▶ **Work to be completed**:
Filter this listing down to the lines that contain the word "else", and copy them.

▶ **Data section**:
template <int EPI, int PERIMG>
__device__ __forceinline__ void conv_ups5_body(const ConvP& p) {
    static_assert(!(EPI & (E_POOL | E_RES | E_RES_UPS | E_NORM2)), "conv1 epilogues only: bias, activation, saved-stat normalise");
    using G = Ups5Geo;
    constexpr int RAW_BYTES = G::RAW_BYTES, U_BYTES = G::U_BYTES, NT = G::NT, NB = G::NB, NPOS = G::NPOS, NUB = G::NUB;
    extern __shared__ __attribute__((aligned(16))) char smem[];
    const int tid = threadIdx.x;
    const int wave = __builtin_amdgcn_readfirstlane(tid >> 6);
    const int lane = tid & 63, t = lane & 15, q = lane >> 4;
    const int tr = t >> 3, tc = t & 7;
    const int tg = wave;
    const int nchunks = p.Cin >> 4;
    const int n_ntiles = p.Cout >> 5;

    struct Item { int tx, ty, b, nt; };
    Item cur, nxt, dlt;
    {
        const int GD = gridDim.x, w = blockIdx.x;
        int pix, dpix;
        if (p.xcd_slabs) {
            const int PT = (GD >> 3) / n_ntiles;
            pix = (w & 7) * PT + (w >> 3) / n_ntiles; dpix = 8 * PT;
            cur.nt = (w >> 3) % n_ntiles; dlt.nt = 0;
        } else {
            cur.nt = w % n_ntiles; pix = w / n_ntiles;
            dlt.nt = GD % n_ntiles; dpix = GD / n_ntiles;
        }
        cur.tx = pix % p.tiles_x; cur.ty = (pix / p.tiles_x) % p.tiles_y; cur.b = pix / (p.tiles_x * p.tiles_y);
        dlt.tx = dpix % p.tiles_x; dlt.ty = (dpix / p.tiles_x) % p.tiles_y; dlt.b = dpix / (p.tiles_x * p.tiles_y);
    }
    auto advance = [&](const Item& a) {
        Item r = a;
        r.nt += dlt.nt;
        int carry = 0;
        if (r.nt >= n_ntiles) { r.nt -= n_ntiles; carry = 1; }
        r.tx += dlt.tx + carry;
        if (r.tx >= p.tiles_x) { r.tx -= p.tiles_x; r.ty += 1; }
        r.ty += dlt.ty;
        if (r.ty >= p.tiles_y) { r.ty -= p.tiles_y; r.b += 1; }
        r.b += dlt.b;
        return r;
    };
    auto in_of = [&](const Item& a) {
        return p.in + (size_t)a.b * (size_t)(p.Hi + 2) * (p.Wi + 2) * p.Cin + (size_t)(((a.ty + p.ty0) * 16) * (p.Wi + 2) + (a.tx + p.tx0) * 16) * p.Cin;
    };
    auto w_of = [&](const Item& a) { return p.wpk + (size_t)a.nt * nchunks * (NUB * 32 * 16); };
    int asrc[G::RAW_IT];
#pragma unroll
    for (int it = 0; it < G::RAW_IT; ++it) {
        const int e = it * NT + tid;
        int P = e >> 2;
        const int qq = e & 3;
        if (P >= G::HALO * G::HALO) P = 0;
        const int hf = P >= G::HALF, rem = P - hf * G::HALF;
        const int hy = rem / 9, hx = 2 * (rem - hy * 9) + hf;
        asrc[it] = ((hy * (p.Wi + 2) + hx) * p.Cin + 4 * (qq ^ ((hx >> 1) & 3))) * 4;
    }
    const int raw_last_num = ((G::RAW_IT - 1) * NT + wave * 64 < G::PIECES) ? 0x7fffffff : 0;
    bool have = cur.b < p.B, have_nxt = false;
    const float* in_t = in_of(cur);
    const float* w_t = w_of(cur);
    const float* in_n = in_t;
    const float* w_n = w_t;
    auto stage_u = [&](int chunk) {
        char* udst = smem + 2 * RAW_BYTES + (chunk & 1) * U_BYTES;
#pragma unroll
        for (int it = 0; it < G::U_IT; ++it) bufld16(w_t, udst + (it * NT + wave * 64) * 16, tid * 16, chunk * U_BYTES + it * NT * 16);
    };
    auto stage_raw = [&](int chunk) {
        char* rdst = smem + (chunk & 1) * RAW_BYTES;
#pragma unroll
        for (int it = 0; it < G::RAW_IT; ++it)
            if (it * NT + wave * 64 < G::PIECES) bufld16(in_t, rdst + (it * NT + wave * 64) * 16, asrc[it], chunk * 64);
    };
    char* const par = smem + 2 * RAW_BYTES + 2 * U_BYTES;
    auto stage_params = [&](int ntile, int img) {
        if (wave < 2) {
            const int e = tid;
            const int row = e >> 3, col = (e & 7) * 4;
            const float* src = p.bias;
            const int pb = PERIMG ? img * p.par_bstride : 0;
            int off = ntile * 32 + col;
            if (row >= 1 && row <= 4) { src = (EPI & E_NORM1) ? p.n1 : p.bias; off = (EPI & E_NORM1) ? ntile * 32 + col + pb + (row - 1) * p.Cout : off; }
            if (row > 4) { src = p.bias; off = ntile * 32; }
            glds16(src + off, par + wave * 1024);
        }
    };

    const unsigned lds0 = (unsigned)(size_t)(__attribute__((address_space(3))) char*)smem;
    unsigned offD[4];
#pragma unroll
    for (int dx = 0; dx < 4; ++dx) {
        const int hy = 4 * tg + 2 * tr, hx = 2 * tc + dx;
        const int P = (hx & 1) * G::HALF + hy * 9 + (hx >> 1);
        offD[dx] = lds0 + P * 64 + ((q ^ ((hx >> 1) & 3)) << 4);
    }
    const unsigned offU = lds0 + 2 * RAW_BYTES + t * 64 + ((q ^ ((0 - (t >> 2)) & 3)) << 4);
    const unsigned offU1 = offU + U_BYTES;

    f32x4 acc[NPOS][NB];
    f32x4 va[16], vb[16];
    auto pass = [](f32x4& x0, f32x4& x1, f32x4& x2, f32x4& x3) {
        const f32x4 a[4] = {x0, x1, x2, x3};
        x0 = ups5_comb<0, 0>(a); x1 = ups5_comb<0, 1>(a); x2 = ups5_comb<0, 2>(a); x3 = ups5_comb<0, 3>(a);
    };
    auto col_pass = [&](f32x4 (&d)[16], int dx) { pass(d[dx * 4 + 0], d[dx * 4 + 1], d[dx * 4 + 2], d[dx * 4 + 3]); };
    auto row_pass = [&](f32x4 (&d)[16], int r) { pass(d[0 * 4 + r], d[1 * 4 + r], d[2 * 4 + r], d[3 * 4 + r]); };

    auto chunk_body = [&](int c, auto par_c, auto first_c, f32x4 (&vcur)[16], f32x4 (&vnext)[16]) {
        constexpr int PAR = decltype(par_c)::value;
        constexpr bool FIRST = decltype(first_c)::value;
        const bool own_u = c + 1 < nchunks, own_r = c + 2 < nchunks;
        const rsrc_t rs_u = make_rsrc(own_u ? w_t : w_n);
        const rsrc_t rs_r = make_rsrc(own_r ? in_t : in_n);
        const rsrc_t rs_rl = make_rsrc(own_r ? in_t : in_n, raw_last_num);
        const int usoff = own_u ? (c + 1) * U_BYTES : 0;
        const int rsoff = (own_r ? c + 2 : c + 2 - nchunks) * 64;
        char* const udst = smem + 2 * RAW_BYTES + (1 - PAR) * U_BYTES;
        char* const rdst = smem + PAR * RAW_BYTES;
        const unsigned ub = PAR ? offU1 : offU;
        constexpr int RB = (1 - PAR) * RAW_BYTES;
        f32x4 u[4][NB];
        f32x4 (&d)[16] = vnext;
        u[0][0] = lds_rd128<0>(ub);
        u[0][1] = lds_rd128<1024>(ub);
        u[1][0] = lds_rd128<2048>(ub);
        u[1][1] = lds_rd128<2048 + 1024>(ub);
        static_for([&](auto ic) {
            constexpr int i = decltype(ic)::value;
            if constexpr (i + 2 < NUB) {
                u[(i + 2) & 3][0] = lds_rd128<(i + 2) * 2048>(ub);
                u[(i + 2) & 3][1] = lds_rd128<(i + 2) * 2048 + 1024>(ub);
            }
            if constexpr (i < 16) d[i] = lds_rd128<RB + (i & 3) * 576>(offD[i >> 2]);
            constexpr int US = (i < NUB ? i : NUB - 1) & 3;
            if constexpr (i < NUB) {
                constexpr int cdx = (i - 6) / 4;
                if constexpr (i >= 6 && (i - 6) % 4 == 0 && cdx < 4) {
                    static_assert(G::col_iter(cdx) == i, "column release schedule");
                    asm volatile("s_waitcnt lgkmcnt(%6)" : "+v"(d[cdx * 4 + 0]), "+v"(d[cdx * 4 + 1]), "+v"(d[cdx * 4 + 2]), "+v"(d[cdx * 4 + 3]),
                                 "+v"(u[US][0]), "+v"(u[US][1]) : "i"(G::younger(i)));
                } else {
                    lds_release2<G::younger(i)>(u[US][0], u[US][1]);
                }
            }
            __builtin_amdgcn_sched_barrier(0);
            if constexpr (i < G::U_IT) bufld16_rs(rs_u, udst + (i * NT + wave * 64) * 16, tid * 16, usoff + i * NT * 16);
            if constexpr (i < G::RAW_IT) bufld16_rs(i == G::RAW_IT - 1 ? rs_rl : rs_r, rdst + (i * NT + wave * 64) * 16, asrc[i], rsoff);
            const f32x4 vv = vcur[G::vidx(i)];
#pragma unroll
            for (int s = 0; s < 4; ++s)
#pragma unroll
                for (int nb = 0; nb < NB; ++nb)
                    acc[i][nb] = __builtin_amdgcn_mfma_f32_16x16x4f32(u[US][nb][s], vv[s], (FIRST && s == 0) ? f32x4{0.f, 0.f, 0.f, 0.f} : acc[i][nb], 0, 0, 0);
            static_for([&](auto xc) {
                constexpr int k = decltype(xc)::value;
                if constexpr (G::col_iter(k) == i) col_pass(d, k);
                if constexpr (G::row_iter(k) == i) row_pass(d, k);
            }, std::make_integer_sequence<int, 4>{});
        }, std::make_integer_sequence<int, NPOS>{});
    };

    int par_ntile = -1, par_img = -1;
    if (have) {
        stage_raw(0);
        stage_u(0);
        stage_raw(1);
        stage_params(cur.nt, cur.b);
        par_ntile = cur.nt; par_img = cur.b;
        __syncthreads();
#pragma unroll
        for (int k = 0; k < 16; ++k) va[k] = *(const f32x4*)(smem + (offD[k >> 2] - lds0) + (k & 3) * 576);
#pragma unroll
        for (int dx = 0; dx < 4; ++dx) col_pass(va, dx);
#pragma unroll
        for (int r = 0; r < 4; ++r) row_pass(va, r);
        __syncthreads();
    }
    while (have) {
        const int e_y0 = (cur.ty + p.ty0) * 32, e_x0 = (cur.tx + p.tx0) * 32, e_b = cur.b, e_ntile = cur.nt;
        nxt = advance(cur);
        have_nxt = nxt.b < p.B;
        in_n = have_nxt ? in_of(nxt) : in_t;
        w_n = have_nxt ? w_of(nxt) : w_t;
        if (par_ntile != e_ntile || (PERIMG && par_img != e_b)) {
            __syncthreads();
            stage_params(e_ntile, e_b);
            par_ntile = e_ntile; par_img = e_b;
        }
        chunk_body(0, std::integral_constant<int, 0>{}, std::true_type{}, va, vb);
        __syncthreads();
        chunk_body(1, std::integral_constant<int, 1>{}, std::false_type{}, vb, va);
        __syncthreads();
        for (int c = 2; c < nchunks; c += 2) {
            chunk_body(c, std::integral_constant<int, 0>{}, std::false_type{}, va, vb);
            __syncthreads();
            chunk_body(c + 1, std::integral_constant<int, 1>{}, std::false_type{}, vb, va);
            __syncthreads();
        }
        cur = nxt; have = have_nxt; in_t = in_n; w_t = w_n;

        float* out_b = p.out + (size_t)e_b * (size_t)(p.H + 2) * (p.W + 2 + (p.out_p8 ? 6 : 0)) * p.Cout;
        const int yb = e_y0 + 8 * tg + 4 * tr, xb = e_x0 + 4 * tc;
        {
            const int ly0 = yb >> 1, lx0 = xb >> 1;
            float* sc_b = p.sc_out + (size_t)e_b * (size_t)(p.Hi + 2) * (p.Wi + 2) * p.Cout;
#pragma unroll
            for (int nb = 0; nb < NB; ++nb) {
                const f32x4 s0 = f4sub(acc[25][nb], acc[27][nb]), s1 = e4add(acc[25][nb], acc[27][nb]);
                const f32x4 t0 = f4sub(acc[26][nb], acc[28][nb]), t1 = e4add(acc[26][nb], acc[28][nb]);
                const f32x4 sc[2][2] = {{f4sub(s0, t0), e4add(s0, t0)}, {f4sub(s1, t1), e4add(s1, t1)}};
#pragma unroll
                for (int a = 0; a < 2; ++a)
#pragma unroll
                    for (int b = 0; b < 2; ++b) {
                        const int ly = ly0 + a, lx = lx0 + b;
                        if (ly < p.Hi && lx < p.Wi)
                            *(f32x4*)(sc_b + ((size_t)(ly + 1) * (p.Wi + 2) + lx + 1) * p.Cout + e_ntile * 32 + nb * 16 + 4 * q) = sc[a][b];
                    }
            }
        }
#pragma unroll
        for (int nb = 0; nb < NB; ++nb) {
            const int co = e_ntile * 32 + nb * 16 + 4 * q;
            f32x4 T[5][4];
#pragma unroll
            for (int r = 0; r < 5; ++r) {
                const f32x4 m[5] = {acc[r * 5 + 0][nb], acc[r * 5 + 1][nb], acc[r * 5 + 2][nb], acc[r * 5 + 3][nb], acc[r * 5 + 4][nb]};
                T[r][0] = ups5_comb<1, 0>(m); T[r][1] = ups5_comb<1, 1>(m); T[r][2] = ups5_comb<1, 2>(m); T[r][3] = ups5_comb<1, 3>(m);
            }
            f32x4 Y[4][4];
#pragma unroll
            for (int j = 0; j < 4; ++j) {
                const f32x4 tj[5] = {T[0][j], T[1][j], T[2][j], T[3][j], T[4][j]};
                Y[0][j] = ups5_comb<1, 0>(tj); Y[1][j] = ups5_comb<1, 1>(tj); Y[2][j] = ups5_comb<1, 2>(tj); Y[3][j] = ups5_comb<1, 3>(tj);
            }
            const char* pl = par + (nb * 16 + 4 * q) * 4;
            const f32x4 bias = *(const f32x4*)(pl);
            f32x4 m1, r1, lo1, hi1;
            if (EPI & E_NORM1) {
                m1 = *(const f32x4*)(pl + 128); r1 = *(const f32x4*)(pl + 256);
                lo1 = *(const f32x4*)(pl + 384); hi1 = *(const f32x4*)(pl + 512);
            }
#pragma unroll
            for (int i = 0; i < 4; ++i)
#pragma unroll
                for (int j = 0; j < 4; ++j) {
                    const int y = yb + i, x = xb + j;
                    f32x4 o = e4add(Y[i][j], bias);
                    if (EPI & E_RELU) o = f4relu(o);
                    if (EPI & E_LRELU) o = f4lrelu(o);
                    if (EPI & E_NORM1) o = f4norm_clamp(o, m1, r1, lo1, hi1);
                    if (y < p.H && x < p.W) {
                        if (p.out_p8) *(f32x4*)(out_b + (size_t)(co >> 3) * ((size_t)(p.H + 2) * (p.W + 8) * 8) + ((size_t)(y + 1) * (p.W + 8) + x + 4) * 8 + (co & 7)) = o;
                        else *(f32x4*)(out_b + ((size_t)(y + 1) * (p.W + 2) + x + 1) * p.Cout + co) = o;
                    }
                }
        }
    }
    asm volatile("s_waitcnt vmcnt(0)" ::: "memory");
}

▶ **Solution for this task**:
        } else {
                } else {
                        else *(f32x4*)(out_b + ((size_t)(y + 1) * (p.W + 2) + x + 1) * p.Cout + co) = o;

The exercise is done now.